### Abstract

A family F of graphs is said to be (δ,Χ)-bounded if there exists a function f(x) satisfying f(x) → ∞ as x → ∞, such that for any graph G from the family, one has f(δ(G)) ≤ Χ(G), where δ(G) and Χ(G) denotes the minimum degree and chromatic number of G, respectively. Also for any set {H_{1},H_{2},... H_{k}} of graphs by Forb(H_{1},H_{2},... H_{k}) we mean the class of graphs that contain no H_{i} as an induced subgraph for any i = 1,k.
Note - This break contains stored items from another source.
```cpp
void norm_finish_(const at::Tensor& partial, const at::Tensor& stats, double max_norm) {
  FT_CHECK_CUDA(partial);
  FT_CHECK_F32(partial);
  FT_CHECK_F32(stats);
  const at::DeviceGuard guard(partial.device());
  hipLaunchKernelGGL(norm_finish_kernel, dim3(1), dim3(1024), 0, ft_stream(), cptr<float>(partial),
                     (int)partial.numel(), 1.f, (float)max_norm, mptr<float>(stats));
  FT_LAUNCH_CHECK();
}

int64_t cu_masked_stream(int64_t stride, int64_t phase) {
  TORCH_CHECK(stride >= 1 && phase >= 0 && phase < stride, "cu_masked_stream: 0 <= phase < stride");
  int dev = 0, ncu = 0;
  FT_HIP_CHECK(hipGetDevice(&dev));
  FT_HIP_CHECK(hipDeviceGetAttribute(&ncu, hipDeviceAttributeMultiprocessorCount, dev));
  std::vector<uint32_t> mask((ncu + 31) / 32, 0u);
  for (int c = (int)phase; c < ncu; c += (int)stride) mask[c / 32] |= 1u << (c % 32);
  hipStream_t st = nullptr;
  FT_HIP_CHECK(hipExtStreamCreateWithCUMask(&st, (uint32_t)mask.size(), mask.data()));
  return reinterpret_cast<int64_t>(st);
}

TORCH_LIBRARY_FRAGMENT(ftamd, m) {
  m.def("cu_masked_stream(int stride, int phase=0) -> int", &cu_masked_stream);
  m.def("sumsq_into_(Tensor grad, Tensor(a!) partial) -> ()", &sumsq_into_);
  m.def("norm_finish_(Tensor partial, Tensor(a!) stats, float max_norm) -> ()", &norm_finish_);
  m.def("grad_norm_(Tensor grad, Tensor(a!) stats, float max_norm) -> ()", &grad_norm_);
  m.def(
      "adamw_(Tensor(a!) p, Tensor g, Tensor(b!) m, Tensor(c!) v, Tensor stats, float lr, float "
      "beta1, float beta2, float eps, float wd, int step, int max_blocks=0, Tensor? hyper=None) -> ()",
      &adamw_);
}
```

fault_tolerant_llm_training_amd/ckpt/state.py:

```python
from __future__ import annotations

import hashlib
from collections import OrderedDict
from dataclasses import asdict
from typing import Any, Dict, Optional

import torch

from .format import FORMAT_TAG, strip_compile_prefix


def layout_hash(model) -> str:
    flat = model.flat
    h = hashlib.sha1()
    for name, s in flat.slots.items():
        h.update(f"{name}:{s.shape}:{s.offset};".encode())
    h.update(str(flat.dtype).encode())
    return h.hexdigest()[:16]


def _view(buf: torch.Tensor, s) -> torch.Tensor:
    return buf[s.offset : s.offset + s.numel].view(s.shape)


# ... 25 lines not shown
    }
    if rng is not None:
        out["rng"] = rng
    return out


def _flat_source(tensors, slots, numel: int, dtype) -> Optional[torch.Tensor]:
    base = None
    for name, t in tensors.items():
        s = slots.get(name)
        if s is None or t.dtype != dtype or tuple(t.shape) != tuple(s.shape) or not t.is_contiguous():
            return None
        st = t.untyped_storage()
        if base is None:
            base = st
        elif st.data_ptr() != base.data_ptr():
            return None
        if t.storage_offset() != s.offset:
            return None
    if base is None or base.nbytes() < numel * torch.tensor([], dtype=dtype).element_size():
        return None
    return torch.empty(0, dtype=dtype).set_(base)[:numel]


@torch.no_grad()
def restore_model(model, sd: Dict[str, torch.Tensor]) -> str:
    flat = model.flat
    sd = strip_compile_prefix(sd)
    expected = list(model.state_dict().keys())
    missing = [k for k in expected if k not in sd]
    unexpected = [k for k in sd if k not in flat.slots]
    if missing or unexpected:
        raise KeyError(f"checkpoint/model mismatch: missing={missing[:5]} unexpected={unexpected[:5]}")
    src = _flat_source(sd, flat.slots, flat.numel, flat.dtype)
    if src is not None:
        from .restore import h2d

        h2d(flat.params, src)
        return "flat"
    for name in expected:
        _view(flat.params, flat.slots[name]).copy_(sd[name], non_blocking=True)
    return "per-tensor"


def capture_rng(device: torch.device) -> Dict[str, Any]:
    r = {"torch": torch.get_rng_state()}
    if device.type == "cuda":
        r["cuda"] = torch.cuda.get_rng_state(device)
    return r


def restore_rng(r: Optional[Dict[str, Any]], device: torch.device) -> None:
    if not r:
        return
    if "torch" in r:
        torch.set_rng_state(r["torch"])
    if device.type == "cuda" and "cuda" in r:
        torch.cuda.set_rng_state(r["cuda"], device)


def shard_regions(model, optimizer, rank: int, world: int, align: int = 2048):
    from .engine import Region

    flat = model.flat
    P = flat.numel

# ... 15 lines not shown
```

fault_tolerant_llm_training_amd/ops/functional.py:

```python
from __future__ import annotations

import collections
import functools
import os
from typing import Optional

import torch
import torch.nn.functional as F

from .._native import kernels, native
from .grad_sink import GradSink

IGNORE_INDEX = -100

_BLAS_ONLY = os.environ.get("FT_GEMM_BLAS", "0") == "1"
_W4_FWD = True
_W4_BWD = os.environ.get("FT_W4_BWD", "1") != "0"
_W4_DTYPES = (torch.bfloat16, torch.float16)
_F32_MFMA = os.environ.get("FT_F32_MFMA", "1") != "0"


def set_f32_mfma(on: bool) -> None:
    global _F32_MFMA
    _F32_MFMA = bool(on)
# ... 210 lines not shown

def join_dw_stream() -> None:
    if _dw_streams:
        cur = torch.cuda.current_stream()
        k = _dev_key(cur.device)
        s = _dw_streams.get(k)
        if s is not None:
            cur.wait_stream(s)
            q = _dw_pending.get(k)
            if q:
                q.clear()


def norm_bwd_into_sink(dy, x, w, rstd, mean, sink: GradSink, dres=None) -> torch.Tensor:
    dx = kernels().norm_bwd(dy, x, w, rstd, mean, sink.buf, dres, sink.accumulate, sink.part)
    if sink.part is not None:
        sink.sq_done = True
    sink.ready()
    return dx


def _write_weight_grad(sink: Optional[GradSink], g: torch.Tensor):
    if sink is None:
        return g
    sink.set_(g.to(sink.buf.dtype))
    return None
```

In this paper we first answer affirmatively the question raised by the second author by showing that for any tree T and positive integer ℓ, Forb(T,K_{ℓ,ℓ}) is a (δ,Χ)-bounded family. Then we obtain a necessary and sufficient condition for Forb(H_{1},H_{2},..., H_{k}) to be a (δ,Χ)-bounded family, where {H_{1},H_{2},. H_{k}} is any given set of graphs. Next we study (δ,Χ)-boundedness of Forb(C) where C is an infinite collection of graphs. We show that for any positive integer ℓ, Forb(K_{ℓ,ℓ},C_{6},C_{8},) is (δ,Χ)-bounded. Finally we show a similar result when C is a collection consisting of unicyclic graphs.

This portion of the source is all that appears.